Location: Genetics and Animal BreedingTitle: Evaluation of transcript assembly in multiple porcine tissues suggests optimal sequencing depth for RNA-Seq using total RNA library
Submitted to: Animal Gene
Publication Type: Peer Reviewed Journal
Publication Acceptance Date: 8/4/2020
Publication Date: 9/1/2020
Citation: Keel, B.N., Oliver, W.T., Keele, J.W., Lindholm-Perry, A.K. 2020. Evaluation of transcript assembly in multiple porcine tissues suggests optimal sequencing depth for RNA-Seq using total RNA library. Animal Gene. 17-18. Article 200105. https://doi.org/10.1016/j.angen.2020.200105.

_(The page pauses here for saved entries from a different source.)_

constexpr uint32_t OO_THREADS = 1024;
__global__ void k_owner_offsets(const uint32_t* hoff, uint32_t nblk, uint32_t G, uint64_t* d_off, uint64_t* cnt,
                                uint64_t* xw, uint32_t capH, uint32_t capT, uint32_t* ctl, uint32_t round,
                                uint32_t rank, Wire* sendbuf, StatsIn st) {
    __shared__ uint32_t smh, smt;
    __shared__ uint64_t ssum[64];
    __shared__ uint64_t sred[OO_THREADS / 64][64];
    const uint32_t q = threadIdx.x;
    const bool dead = *ctl != 0;
    if (capH) {
        const uint32_t xs = XHDR + capH;
        uint32_t mh = 0, mt = 0;
        for (uint32_t o = 0; o < G && !dead; o++) {
            mh = max(mh, hoff[(o + 1) * nblk] - hoff[o * nblk]);
            mt = max(mt, hoff[(G + o + 1) * nblk] - hoff[(G + o) * nblk]);
        }
        const bool over = !dead && (mh > capH || mt > capT);
        {
            const uint32_t c = q & 63, g = q >> 6, ng = OO_THREADS / 64;
            uint64_t v = 0;
            if (c < NST) {
#pragma unroll 4
                for (uint32_t b = g; b < st.nt; b += ng) v += st.tiles[(size_t)b * NST + c];
            }
            sred[g][c] = v;
            __syncthreads();
            if (g == 0) {
                uint64_t u = 0;
                for (uint32_t k = 0; k < ng; k++) u += sred[k][c];
                ssum[c] = u;
            }
        }
        __syncthreads();
        for (uint32_t o = 0; o < G; o++) {
            uint64_t* hw = reinterpret_cast<uint64_t*>(sendbuf + (size_t)o * xs);
            const uint64_t c = dead ? 0ull
                                    : (uint64_t)(hoff[(o + 1) * nblk] - hoff[o * nblk]) |
                                          ((uint64_t)(hoff[(G + o + 1) * nblk] - hoff[(G + o) * nblk]) << 32);
            if (q == 0) { hw[XH_CNT] = c; hw[XH_ABORT] = dead || over ? 1u : 0u; hw[XH_MH] = mh; hw[XH_MT] = mt; }
            if (q < NST) hw[XH_STATS + q] = ssum[q];
            if (q == 1) st.hout[PIN_XCNT + o] = c;
        }
        if (q == 0) {
            st.hout[NST] = st.out[NST];
            st.hout[NST + 1] = st.out[NST + 1];
            if (st.outx_top) st.hout0[PIN_OUTX] = *st.outx_top;
            if (over) { ctl[1] = round; __threadfence(); ctl[0] = 3; }
        }
        return;
    }
    if (q <= 2 * G) d_off[q] = hoff[q * nblk];
    if (cnt && q < G)
        cnt[q] = dead ? 0ull
                      : (uint64_t)(hoff[(q + 1) * nblk] - hoff[q * nblk]) |
                            ((uint64_t)(hoff[(G + q + 1) * nblk] - hoff[(G + q) * nblk]) << 32);
    if (!xw) return;
    if (q == 0) {
        uint32_t mh = 0, mt = 0;
        for (uint32_t o = 0; o < G && !dead; o++) {
            mh = max(mh, hoff[(o + 1) * nblk] - hoff[o * nblk]);
            mt = max(mt, hoff[(G + o + 1) * nblk] - hoff[(G + o) * nblk]);
        }
        xw[1] = mh;
        xw[2] = mt;
        smh = mh; smt = mt;
        if (capH && !dead && (mh > capH || mt > capT)) { ctl[1] = round; __threadfence(); ctl[0] = 3; }
    }
    __syncthreads();
    if (q < 128) xw[3 + q] = q == rank ? smh : q == 64 + rank ? smt : 0u;
}




__device__ __forceinline__ void block_sort_lds(uint32_t* sv, uint32_t* p, uint32_t k) {
    uint32_t P = 1;
    while (P < k) P <<= 1;
    for (uint32_t t = threadIdx.x; t < P; t += blockDim.x) sv[t] = t < k ? p[t] : 0xFFFFFFFFu;
    __syncthreads();
    for (uint32_t kk = 2; kk <= P; kk <<= 1) {
        for (uint32_t jj = kk >> 1; jj > 0; jj >>= 1) {
            for (uint32_t t = threadIdx.x; t < P; t += blockDim.x) {
                const uint32_t u = t ^ jj;
                if (u > t) {
                    const uint32_t a = sv[t], b = sv[u];
                    if ((a > b) == ((t & kk) == 0)) { sv[t] = b; sv[u] = a; }
                }
            }
            __syncthreads();
        }
    }
    for (uint32_t t = threadIdx.x; t < k; t += blockDim.x) p[t] = sv[t];
    __syncthreads();
}

__device__ __forceinline__ void sort_run_block(uint32_t* p, uint32_t k, uint32_t* y, uint32_t* sv) {
    for (uint32_t c0 = 0; c0 < k; c0 += RUN_LDS) block_sort_lds(sv, p + c0, min(RUN_LDS, k - c0));
    uint32_t* x = p;
    for (uint32_t wd = RUN_LDS; wd < k; wd *= 2) {
        for (uint32_t a0 = threadIdx.x * 2 * wd; a0 < k; a0 += blockDim.x * 2 * wd) {
            const uint32_t m0 = min(a0 + wd, k), e0 = min(a0 + 2 * wd, k);
            uint32_t u = a0, v = m0, o = a0;
            while (u < m0 && v < e0) y[o++] = x[u] <= x[v] ? x[u++] : x[v++];
            while (u < m0) y[o++] = x[u++];
            while (v < e0) y[o++] = x[v++];
        }
        __syncthreads();
        uint32_t* z = x; x = y; y = z;
    }
    if (x != p)
        for (uint32_t t = threadIdx.x; t < k; t += blockDim.x) p[t] = x[t];
    __syncthreads();
}

__device__ __forceinline__ void wave_sort64(uint32_t* p, uint32_t k) {
    const uint32_t l = threadIdx.x & 63;
    uint32_t v = l < k ? p[l] : 0xFFFFFFFFu;
#pragma unroll
    for (uint32_t kk = 2; kk <= 64; kk <<= 1) {
#pragma unroll
        for (uint32_t j = kk >> 1; j > 0; j >>= 1) {
            const uint32_t u = (uint32_t)__shfl_xor((int)v, (int)j);
            const bool keep_min = ((l & j) == 0) == ((l & kk) == 0);
            v = keep_min ? min(v, u) : max(v, u);
        }
    }
    if (l < k) p[l] = v;
}

__device__ __forceinline__ uint4 wire_piece(const Wire* __restrict__ heads, const Wire* __restrict__ tails,
                                            uint32_t k, uint32_t p) {
    if (p == 0) return heads[k].q[0];
    const uint32_t tt = heads[k].q[0].z;
    const uint4 h1 = heads[k].q[1];
    const bool lng = wire_long(tt);
    if (p == 1) return make_uint4(h1.x, h1.y, h1.z, lng ? 0u : h1.w);
    return lng ? tails[h1.w].q[p - 2] : make_uint4(0, 0, 0, 0);
}

__device__ __forceinline__ uint4 rec_piece(const Msg* __restrict__ rec, uint32_t k, uint32_t p) {
    const uint4 v = reinterpret_cast<const uint4*>(&rec[k])[p];
    if (!PSIM_SHORT_TAIL) return v;
    const uint32_t tt = (uint32_t)__builtin_amdgcn_update_dpp(0, (int)v.z, 0x00, 0xF, 0xF, false);
    return p < 2 || wire_long(tt) ? v : make_uint4(0, 0, 0, 0);
}

template <bool WIRE>
__global__ void __launch_bounds__(RR_THREADS) k_bucket_route(
    uint32_t n, uint32_t wshift, uint32_t regcap, const uint32_t* __restrict__ base,
    const uint2* __restrict__ pairs, const Msg* __restrict__ rec, const Wire* __restrict__ heads,
    const Wire* __restrict__ tails, uint32_t* rank, unsigned long long* cb,
    unsigned long long* bmask, uint32_t* in_beg, uint32_t* idx, uint32_t* tmp, Msg* __restrict__ inbox, uint64_t* hm,
    uint64_t cap, uint32_t* ctl, const uint32_t* gcnt, uint32_t capb, uint32_t round1, StatsIn st, uint32_t lcap) {
    if (*ctl) return;
    extern __shared__ __attribute__((aligned(16))) uint32_t sm[];
    __shared__ __attribute__((aligned(16))) uint32_t spart[RR_THREADS + 4];
    uint32_t& s_nl = spart[RR_THREADS];
    const uint32_t W = 1u << wshift, wmask = W - 1, b = blockIdx.x;
    uint32_t* cnt = sm;
    uint32_t* bs = sm + W;
    unsigned long long* mk = reinterpret_cast<unsigned long long*>(sm + 2 * W);
    uint32_t* pre = bs;
    uint32_t s0, s1, q0;
    if (gcnt) {
        if (b == 0) stats_final(st, reinterpret_cast<uint64_t(*)[64]>(sm));
        const uint32_t nb = gridDim.x, per_t = (nb + blockDim.x - 1) / blockDim.x;
        const uint32_t t0 = min(nb, threadIdx.x * per_t), t1 = min(nb, t0 + per_t);
        uint32_t v = 0;
        for (uint32_t j = t0; j < t1; j++) v += gcnt[j];
        uint32_t m;
        const uint32_t run = block_excl<uint32_t, RR_THREADS>(v, &m);
        if (b >= t0 && b < t1) {
            uint32_t x = run;
            for (uint32_t j = t0; j < b; j++) x += gcnt[j];
            spart[RR_THREADS + 1] = x;
        }
        __syncthreads();
        s0 = spart[RR_THREADS + 1];
        s1 = s0 + gcnt[b];
        q0 = b * capb;
        if (ctl[2] || m > cap) {
            if (b == 0 && threadIdx.x == 0) {
                *(hm + (PIN_OVF - PIN_M)) = max(m, 1u);
                if (round1) { ctl[1] = round1 - 1; __threadfence(); ctl[0] = 2; }
            }
            return;
        }
    } else {
        s0 = base[b]; s1 = base[b + 1]; q0 = s0;
        if (base[gridDim.x] > cap) return;
    }
    pairs += q0;
    rank += q0;
    uint32_t* const ix = lcap && s1 - s0 <= lcap ? sm + 4 * W : idx + s0;
    for (uint32_t j = threadIdx.x; j < 4 * W; j += blockDim.x) sm[j] = 0;
    if (threadIdx.x == 0) s_nl = 0;
    __syncthreads();
    auto count = [&](const uint2& x) {
        const uint32_t dl = x.x & wmask, cls = x.x >> 16;
        const uint32_t r = atomicAdd(&cnt[dl], 1u);
        if (cls == KEY_BCAST) {
            atomicAdd(&bs[dl], 1u);
            const uint32_t a0 = WIRE ? heads[x.y].q[1].x : rec[x.y].a0;
            atomicOr(&mk[dl], 1ull << (a0 % PSIM_MSG_SLOTS));
        } else if (cls) {
            atomicAdd(&bs[dl], cls);
        }
        return r;
    };
    const uint32_t np = s1 - s0;
    const bool inreg = np <= regcap * blockDim.x;
    uint2 px[RR_REG];
    uint32_t pr[RR_REG];
    if (inreg) {
#pragma unroll
        for (uint32_t k = 0; k < RR_REG; k++) {
            const uint32_t p = threadIdx.x + k * blockDim.x;
            px[k] = p < np ? pairs[p] : make_uint2(0, 0);
        }
#pragma unroll
        for (uint32_t k = 0; k < RR_REG; k++)
            if (threadIdx.x + k * blockDim.x < np) pr[k] = count(px[k]);
    } else {
        for (uint32_t p = threadIdx.x; p < np; p += blockDim.x) rank[p] = count(pairs[p]);
    }
    __syncthreads();
    const uint32_t per = W / RR_THREADS, j0 = threadIdx.x * per;
    uint32_t sum = 0;
    for (uint32_t j = 0; j < per; j++) sum += cnt[j0 + j];
    {
        uint32_t tot;
        spart[threadIdx.x] = block_excl<uint32_t, RR_THREADS>(sum, &tot) + sum;
    }
    for (uint32_t dl = threadIdx.x; dl < W; dl += blockDim.x) {
        const uint32_t d = (b << wshift) + dl;
        if (d >= n) break;
        cb[d] = cnt[dl] | ((unsigned long long)bs[dl] << 32);
        bmask[d] = mk[dl];
    }
    __syncthreads();
    uint32_t run = spart[threadIdx.x] - sum;
    for (uint32_t j = 0; j < per; j++) {
        pre[j0 + j] = run;
        run += cnt[j0 + j];
    }
    __syncthreads();
    for (uint32_t dl = threadIdx.x; dl < W; dl += blockDim.x) {
        const uint32_t d = (b << wshift) + dl;
        if (d >= n) break;
        in_beg[d] = s0 + pre[dl];
    }
    if (b == gridDim.x - 1 && threadIdx.x == 0) {
        in_beg[n] = s1;
        *hm = s1;
        if (s1 > hm[PIN_MMAX - PIN_M]) hm[PIN_MMAX - PIN_M] = s1;
    }
    if (inreg) {
#pragma unroll
        for (uint32_t k = 0; k < RR_REG; k++)
            if (threadIdx.x + k * blockDim.x < np) ix[pre[px[k].x & wmask] + pr[k]] = px[k].y;
    } else {
        for (uint32_t p = threadIdx.x; p < np; p += blockDim.x) {
            const uint2 x = pairs[p];
            ix[pre[x.x & wmask] + rank[p]] = x.y;
        }
    }
    __syncthreads();
    uint32_t* sv = reinterpret_cast<uint32_t*>(mk);
    uint32_t* ll = sv + RUN_LDS;
    for (uint32_t dl = threadIdx.x; dl < W; dl += blockDim.x) {
        const uint32_t k = cnt[dl];
        if (k < 2) continue;
        if (k > RUN_SHORT) {
            ll[atomicAdd(&s_nl, 1u)] = dl;
            continue;
        }
        uint32_t* q = ix + pre[dl];
        uint32_t v[RUN_SHORT];
#pragma unroll
        for (uint32_t t = 0; t < RUN_SHORT; t++) v[t] = t < k ? q[t] : 0xFFFFFFFFu;
#pragma unroll
        for (uint32_t r = 0; r < RUN_SHORT; r++) {
#pragma unroll
            for (uint32_t t = r & 1; t + 1 < RUN_SHORT; t += 2) {
                const uint32_t lo_ = v[t], hi_ = v[t + 1];
                v[t] = min(lo_, hi_);
                v[t + 1] = max(lo_, hi_);
            }
        }
#pragma unroll
        for (uint32_t t = 0; t < RUN_SHORT; t++)
            if (t < k) q[t] = v[t];
    }
    __syncthreads();
    const uint32_t nl = s_nl, wv = threadIdx.x >> 6, nwv = blockDim.x >> 6;
    for (uint32_t q = wv; q < nl; q += nwv) {
        const uint32_t dl = ll[q], k = cnt[dl];
        if (k <= 64) wave_sort64(ix + pre[dl], k);
    }
    __syncthreads();
    for (uint32_t q = 0; q < nl; q++) {
        const uint32_t dl = ll[q], k = cnt[dl];
        if (k > 64) sort_run_block(ix + pre[dl], k, tmp + s0 + pre[dl], sv);
    }
    __syncthreads();
    const uint32_t m4 = (s1 - s0) * 4, bd = blockDim.x;
    for (uint32_t t = threadIdx.x; t < m4; t += 2 * bd) {
        const uint32_t t2 = t + bd;
        uint4 a, c = make_uint4(0, 0, 0, 0);
        if (WIRE) {
            a = wire_piece(heads, tails, ix[t >> 2], t & 3);
            if (t2 < m4) c = wire_piece(heads, tails, ix[t2 >> 2], t2 & 3);
        } else {
            a = rec_piece(rec, ix[t >> 2], t & 3);
            if (t2 < m4) c = rec_piece(rec, ix[t2 >> 2], t2 & 3);
        }
        reinterpret_cast<uint4*>(&inbox[s0 + (t >> 2)])[t & 3] = a;
        if (t2 < m4) reinterpret_cast<uint4*>(&inbox[s0 + (t2 >> 2)])[t2 & 3] = c;
    }
}
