constexpr int ceil16(int x) { return (x + 15) & ~15; }
constexpr int ceil32(int x) { return (x + 31) & ~31; }

__global__ __launch_bounds__(256) void interact_fwd_mfma_kernel(
    const short* __restrict__ V, short* __restrict__ out, int B, int F, int D,
    int P) {
  extern __shared__ short lds[];
  const int waves = blockDim.x / 64;
  const int wave = threadIdx.x / 64, lane = threadIdx.x % 64;
  const int Fp = ceil16(F), Dk = ceil32(D);
  const int LDK = Dk + 8;
  const int T = Fp / 16;
  short* v = lds + wave * Fp * LDK;
  for (int t = lane; t < Fp * LDK / 8; t += 64) *(bf16x8i*)&v[t * 8] = bf16x8i{};
  const int fi = lane & 15;
  const int fk8 = (lane >> 4) * 8;
  const int d8 = D / 8;
  for (int64_t b = (int64_t)blockIdx.x * waves + wave; b < B;
       b += (int64_t)gridDim.x * waves) {
    const short* src = V + b * F * D;
    for (int t = lane; t < F * d8; t += 64) {
      const int fr = t / d8, c8 = (t % d8) * 8;
      *(bf16x8i*)&v[fr * LDK + c8] = *(const bf16x8i*)&src[fr * D + c8];
    }
    short* dst = out + b * P;
    for (int ti = 0; ti < T; ++ti) {
      for (int tj = 0; tj <= ti; ++tj) {
        f32x4i acc = {};
        for (int k = 0; k < Dk; k += 32) {
          const bf16x8i a = *(const bf16x8i*)&v[(ti * 16 + fi) * LDK + k + fk8];
          const bf16x8i c = *(const bf16x8i*)&v[(tj * 16 + fi) * LDK + k + fk8];
          acc = __builtin_amdgcn_mfma_f32_16x16x32_bf16(a, c, acc, 0, 0, 0);
        }
        const int j = tj * 16 + fi;
#pragma unroll
        for (int r = 0; r < 4; ++r) {
          const int i = ti * 16 + (lane >> 4) * 4 + r;
          if (i < F && j < i) dst[i * (i - 1) / 2 + j] = if2bf(acc[r]);
        }
      }
    }
  }
}

__global__ __launch_bounds__(256) void interact_bwd_mfma_kernel(
    const short* __restrict__ g, const short* __restrict__ V,
    short* __restrict__ dV, int B, int F, int D, int P) {
  extern __shared__ short lds[];
  const int waves = blockDim.x / 64;
  const int wave = threadIdx.x / 64, lane = threadIdx.x % 64;
  const int Fp = ceil16(F), Fk = ceil32(F), Dp = ceil16(D);
  const int LDA = Fk + 8;
  short* A = lds + wave * (Fp + Dp) * LDA;
  short* vt = A + Fp * LDA;
  for (int t = lane; t < (Fp + Dp) * LDA / 8; t += 64)
    *(bf16x8i*)&A[t * 8] = bf16x8i{};
  const int Tm = Fp / 16, Tn = Dp / 16;
  const int fi = lane & 15;
  const int fk8 = (lane >> 4) * 8;
  const int d8 = D / 8;
  for (int64_t b = (int64_t)blockIdx.x * waves + wave; b < B;
       b += (int64_t)gridDim.x * waves) {
    const short* src = V + b * F * D;
    for (int t = lane; t < F * d8; t += 64) {
      const int fr = t / d8, c8 = (t % d8) * 8;
      const bf16x8i row = *(const bf16x8i*)&src[fr * D + c8];
#pragma unroll
      for (int k = 0; k < 8; ++k) vt[(c8 + k) * LDA + fr] = row[k];
    }
    const short* gp = g + b * P;
    for (int p = lane; p < P; p += 64) {
      int i = (int)((1.0f + sqrtf(1.0f + 8.0f * (float)p)) * 0.5f);
      while (i * (i - 1) / 2 > p) --i;
      while ((i + 1) * i / 2 <= p) ++i;
      const int j = p - i * (i - 1) / 2;
      const short gv = gp[p];
      A[i * LDA + j] = gv;
      A[j * LDA + i] = gv;
    }
    short* dst = dV + b * F * D;
    for (int ti = 0; ti < Tm; ++ti) {
      for (int td = 0; td < Tn; ++td) {
        f32x4i acc = {};
        for (int k = 0; k < Fk; k += 32) {
          const bf16x8i a = *(const bf16x8i*)&A[(ti * 16 + fi) * LDA + k + fk8];
          const bf16x8i c = *(const bf16x8i*)&vt[(td * 16 + fi) * LDA + k + fk8];
          acc = __builtin_amdgcn_mfma_f32_16x16x32_bf16(a, c, acc, 0, 0, 0);
        }
        const int d = td * 16 + fi;
        if (d < D) {
#pragma unroll
          for (int r = 0; r < 4; ++r) {
            const int i = ti * 16 + (lane >> 4) * 4 + r;
            if (i < F) dst[i * D + d] = if2bf(acc[r]);
          }
        }
      }
    }
  }
}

Interpretive Summary: High-throughput sequencing of RNA (RNA-seq) has become the standard approach for measuring and comparing levels of gene expression, and it has been used for the identification of novel transcripts and alternative splicing events. RNA-Seq technology can be categorized into three subclasses according to the types of RNA sequenced: messenger RNA (mRNA), micro RNA (miRNA), and total RNA. To date, the most popular type of RNA-Seq technology has been mRNA sequencing, focusing on the expression of protein coding genes. However, in recent years, the mRNA-centric paradigm of the transcriptome landscape has shifted to include noncoding regions of the genome, which requires the use of total RNA-Seq technologies. The selection of an appropriate sequencing depth is a critical step in RNA-Seq analysis. Too little depth can complicate the process by hindering the ability to identify and quantify lowly expressed transcripts, while too much depth can significantly increase the cost of the experiment while providing little to no gain in information. ARS scientists have used a random down-sampling approach to generate total RNA-Seq libraries with different sequencing depths from three porcine tissues to evaluate the optimal depth of sequence needed for transcriptome profiling using total RNA-Seq. As expected, the depth of sequencing had the greatest effect on lowly expressed transcripts. The results indicate that that a depth of 80 million reads per library is desirable to identify and quantify expression of transcripts across the genome. This work provides ARS scientists and other researchers with guidelines for generating total RNA-Seq data that will boost the cost-effectiveness of experiments.
Technical Abstract: RNA sequencing (RNA-Seq) libraries are prepared by either selecting poly(A) messenger RNAs (mRNA-Seq) or by depleting total RNA of highly abundant ribosomal RNAs (total RNA-Seq). The ribosomal RNA (rRNA) depletion protocols offer an attractive option for novel transcript discovery, as they facilitate the simultaneous characterization of polyadenylated and non-polyadenylated RNAs, including non-coding RNAs. However, the cost associated with total RNA-Seq is much greater than that of mRNA-Seq. Hence, the determination of an optimal target sequencing depth for total RNA-Seq would assist researchers in optimizing the cost-effectiveness of their experiments. In this study, we evaluate the appropriate depth of sequencing needed for transcriptome profiling in total RNA-Seq using a random sampling method to generate varying levels of sequencing depth in three different porcine tissues. As expected, our results indicated that the depth of sequencing has the greatest effect on the identification and quantification of lowly expressed transcripts. We propose that a depth of 80 M reads per library is desirable to identify and quantify expression of transcripts across the genome.